Women Need Disruption

Rachel Weisz as Hypatia of Alexandria, in the movie Agora (2009).

In the fall of 2016, while researching for my master’s thesis, I joined a business accelerator at NYU’s Stern School of Business. In the first bootcamp, led by Luke Williams (author of Disrupt), I learned how we can spark innovation by using disruptive hypotheses.

We can change how we think about something if we challenge the current, standard thinking–or cliché–by posing a disruptive hypothesis.

For example, a cliché about restaurants is “Customers eat whereas cooks cook.” A disruptive hypothesis that could spur innovation and give way to a radically new concept of restaurants would be, “What if customers cooked and cooks ate?”

Disruptive innovation materialized in the sock company that sold socks in threes instead of pairs, the software company that put 1,000 songs in your pocket, or the man who walked on the moon.

The efforts done so far in female leadership have fallen short or not produced the desired outcomes, as revealed in the latest McKinsey & Co. and Lean In report about women in the workplace. Because we can’t expect to get different results from the same actions, I propose that we think about female talent development in a disruptively new way.

Below are some clichés about women in the workplace, with what those standard ideas imply.

(Disclosure: the implications that I’ve written here are not what I personally think about women but the thoughts that derive from the clichés themselves.)

Cliché #1 – Feminism is a collective movement.

Implications: The group helps the individual. Power emanates from the group and women will obtain it when one of two things happen:

  1. Those in power (men) decide to share it with women;
  2. There is a critical mass of women in positions of influence and then, they’ll put more women in them.

Disruptive hypothesis #1 – What if feminism were an individual responsibility?

Each woman, individually, takes an active role in her own success and advancement. Each woman, individually, has her share of responsibility for the success of all women. Each woman, individually, contributes to helping her gender advance.

Cliché #2 – Organizations put special measures in place to protect women and help them thrive.

Implications: Women need protection. Women can’t “play the game” without special help. Women are helpless and therefore, the game and the playfield need to adapt to them.

Disruptive hypothesis #2 – What if women took care of themselves and asked for help when they needed it?

Women don’t need protection because they can take care of themselves. They need help to the same extent that everyone else does because no one can thrive on their own.

Cliché #3 – Gender stereotypes reflect the wrong and unfair way in which society sees women.

Implications: Gender stereotypes are wrong and unfair. The society needs to change and every individual has to stop holding gender stereotypes. Every individual who holds gender stereotypes is wrong and unfair and needs to change.

Disruptive hypothesis #3 – What if each woman made sure she behaved all the time in ways that shattered the gender stereotypes held by those around her?

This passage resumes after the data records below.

enum { SEED_SLICE_THREADS = 1024, SEED_SLICE_BATCH = 4, SEED_SLICE_QUEUE = 128, SEED_SLICE_STAGE = 32 };
__global__ __launch_bounds__(SEED_SLICE_THREADS) void seed_stream_slices_kernel(SeedArgs a, int64_t base, uint64_t care64, const uint64_t* __restrict__ codes,
	const uint32_t* __restrict__ list, const uint32_t* __restrict__ counts, int slice_bits, uint32_t slice_words)
{
	constexpr int B = SEED_SLICE_BATCH;
	constexpr unsigned WAVES = SEED_SLICE_THREADS / 64, QW = SEED_SLICE_QUEUE, ST = SEED_SLICE_STAGE;
	static_assert(QW >= 128, "a wavefront queues up to 63 + 64 positives before it probes 64");
	__shared__ uint32_t slice[SEED_SLICE_MAX_WORDS];
	__shared__ uint64_t q_key[WAVES][QW];
	__shared__ uint32_t q_off[WAVES][QW];
	__shared__ uint32_t st_slot[WAVES][ST], st_off[WAVES][ST];
	const unsigned s = blockIdx.x & ((1u << slice_bits) - 1), share = blockIdx.x >> slice_bits, shares = gridDim.x >> slice_bits;
	uint64_t begin = 0;
	for (unsigned i = 0; i < s; ++i) begin += counts[i];
	const uint64_t count = counts[s];
	const uint64_t lo = begin + count * share / shares, hi = begin + count * (share + 1) / shares;
	const uint32_t word0 = s * slice_words;
	for (uint32_t i = threadIdx.x; i < slice_words; i += blockDim.x) slice[i] = a.bitmap1[word0 + i];
	__syncthreads();
	const unsigned wave = threadIdx.x >> 6, lane = threadIdx.x & 63u;
	unsigned qn = 0, sn = 0;
	auto rank_in = [&](unsigned long long ballot) { return (unsigned)__builtin_amdgcn_mbcnt_hi((uint32_t)(ballot >> 32), __builtin_amdgcn_mbcnt_lo((uint32_t)ballot, 0u)); };
	auto wave_sync = [&]() { __builtin_amdgcn_fence(__ATOMIC_RELEASE, "wavefront"); __builtin_amdgcn_wave_barrier(); __builtin_amdgcn_fence(__ATOMIC_ACQUIRE, "wavefront"); };
	auto flush = [&]() {
		const unsigned n = sn < ST ? sn : ST;
		unsigned long long at = 0;
		if (lane == 0) at = atomicAdd(a.matched_count, (unsigned long long)n);
		at = ((unsigned long long)(uint32_t)__shfl((int)(at >> 32), 0) << 32) | (uint32_t)__shfl((int)(uint32_t)at, 0);
		wave_sync();
		if (lane < n && at + lane < (unsigned long long)a.matched_cap) { a.matched_slot[at + lane] = st_slot[wave][lane]; a.matched_loc[at + lane] = base + st_off[wave][lane]; }
		wave_sync();
		sn = 0;
	};
	auto probe = [&](bool active, uint64_t seed, uint32_t off) {
		bool found = false;
		uint64_t slot = 0;
		if (active) {
			const uint64_t hh = seed_hash(seed);
			if (!a.level2 || ((a.bitmap[a.bm2_index((uint32_t)hh, seed)] >> (uint32_t)(hh >> 59)) & 1u)) {
				slot = a.home(hh, seed);
				SeedSlot sl = a.slot(slot);
				uint32_t fl = 0;
				for (;;) {
					if (sl.key == SEED_EMPTY) break;
					if (sl.key == seed) { found = true; fl = sl.flags; break; }
					slot = (slot + 1) & a.slot_mask;
					sl = a.slot(slot);
				}
				if (found && !(fl & SLOT_JOINED)) a.slot(slot).flags = fl | SLOT_JOINED;
			}
		}
		const unsigned long long jb = __ballot(found);
		if (jb == 0) return;
		const unsigned k = sn + rank_in(jb);
		if (found) {
			if (k < ST) { st_slot[wave][k] = (uint32_t)slot; st_off[wave][k] = off; }
			else {
				const unsigned long long idx = atomicAdd(a.matched_count, 1ull);
				if (idx < (unsigned long long)a.matched_cap) { a.matched_slot[idx] = (uint32_t)slot; a.matched_loc[idx] = base + off; }
			}
		}
		sn += (unsigned)__builtin_popcountll(jb);
		if (sn >= ST / 2) flush();
	};
	const uint64_t stride = (uint64_t)B * blockDim.x;
	auto entries = [&](uint64_t k0, uint32_t* o) {
#pragma unroll
		for (int j = 0; j < B; ++j) {
			const uint64_t k = k0 + (uint64_t)j * blockDim.x + threadIdx.x;
			o[j] = k < hi ? list[k] : 0xffffffffu;
		}
	};
	auto nibbles = [&](const uint32_t* o, uint64_t* c0, uint64_t* c1) {
#pragma unroll
		for (int j = 0; j < B; ++j) {
			const uint32_t g = o[j] == 0xffffffffu ? 0u : o[j] >> 4;
			c0[j] = codes[g]; c1[j] = codes[g + 1];
		}
	};
	uint32_t off[B], off1[B], off2[B];
	uint64_t c0[B], c1[B], n0[B], n1[B];
	entries(lo, off);
	entries(lo + stride, off1);
	nibbles(off, c0, c1);
	for (uint64_t k0 = lo; k0 < hi; k0 += stride) {
		entries(k0 + 2 * stride, off2);
		nibbles(off1, n0, n1);
#pragma unroll
		for (int j = 0; j < B; ++j) {
			const int sh = (int)(off[j] & 15u) * 4;
			const uint64_t key = (sh == 0 ? c0[j] : (c0[j] >> sh) | (c1[j] << (64 - sh))) & care64;
			const uint32_t h = seed_hash_a(key);
			const uint32_t lw = a.bm1_index(h, key) - word0;
			const uint32_t bw = slice[lw < slice_words ? lw : 0u], need = bm1_bits(h, a.bitmap1_k3);
			const bool pass = off[j] != 0xffffffffu && (bw & need) == need;
			const unsigned long long pb = __ballot(pass);
			if (pb) {
				if (pass) { const unsigned k = qn + rank_in(pb); q_key[wave][k] = key; q_off[wave][k] = off[j]; }
				qn += (unsigned)__builtin_popcountll(pb);
				if (qn >= 64) {
					wave_sync();
					qn -= 64;
					const uint64_t seed = q_key[wave][qn + lane];
					const uint32_t o = q_off[wave][qn + lane];
					wave_sync();
					probe(true, seed, o);
				}
			}
		}
#pragma unroll
		for (int j = 0; j < B; ++j) { off[j] = off1[j]; off1[j] = off2[j]; c0[j] = n0[j]; c1[j] = n1[j]; }
	}
	wave_sync();
	{
		const bool active = lane < qn;
		const uint64_t seed = active ? q_key[wave][lane] : 0;
		const uint32_t o = active ? q_off[wave][lane] : 0;
		probe(active, seed, o);
	}
	if (sn) flush();
}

On certain occasions, women show behaviors that help maintain gender stereotypes. It is each woman’s responsibility to be aware of and avoid stereotypical behaviors. Once that happens, gender stereotypes will be useless because they’ll be devoid of any descriptive power.

Cliché #4 – Men need to follow certain rules in the workplace so that women can be their best selves.

Implications: Women need special treatment because they’re less able to get what they want in work environments. If women don’t succeed it’s because of men. Men are bad for women.

Disruptive hypothesis #4 – What if men were not women’s problem?

Each woman is responsible for herself–although everyone needs to act within the law (sexual harassment, assault, and gender discrimination are unlawful). Each woman needs to speak up when men interrupt, harass, or disrespect her. If some men are sexist and disrespectful, that’s their problem. We can only control the things we do–not what other people do.

Say ‘no’ when you mean ‘no’ and ask for what you want.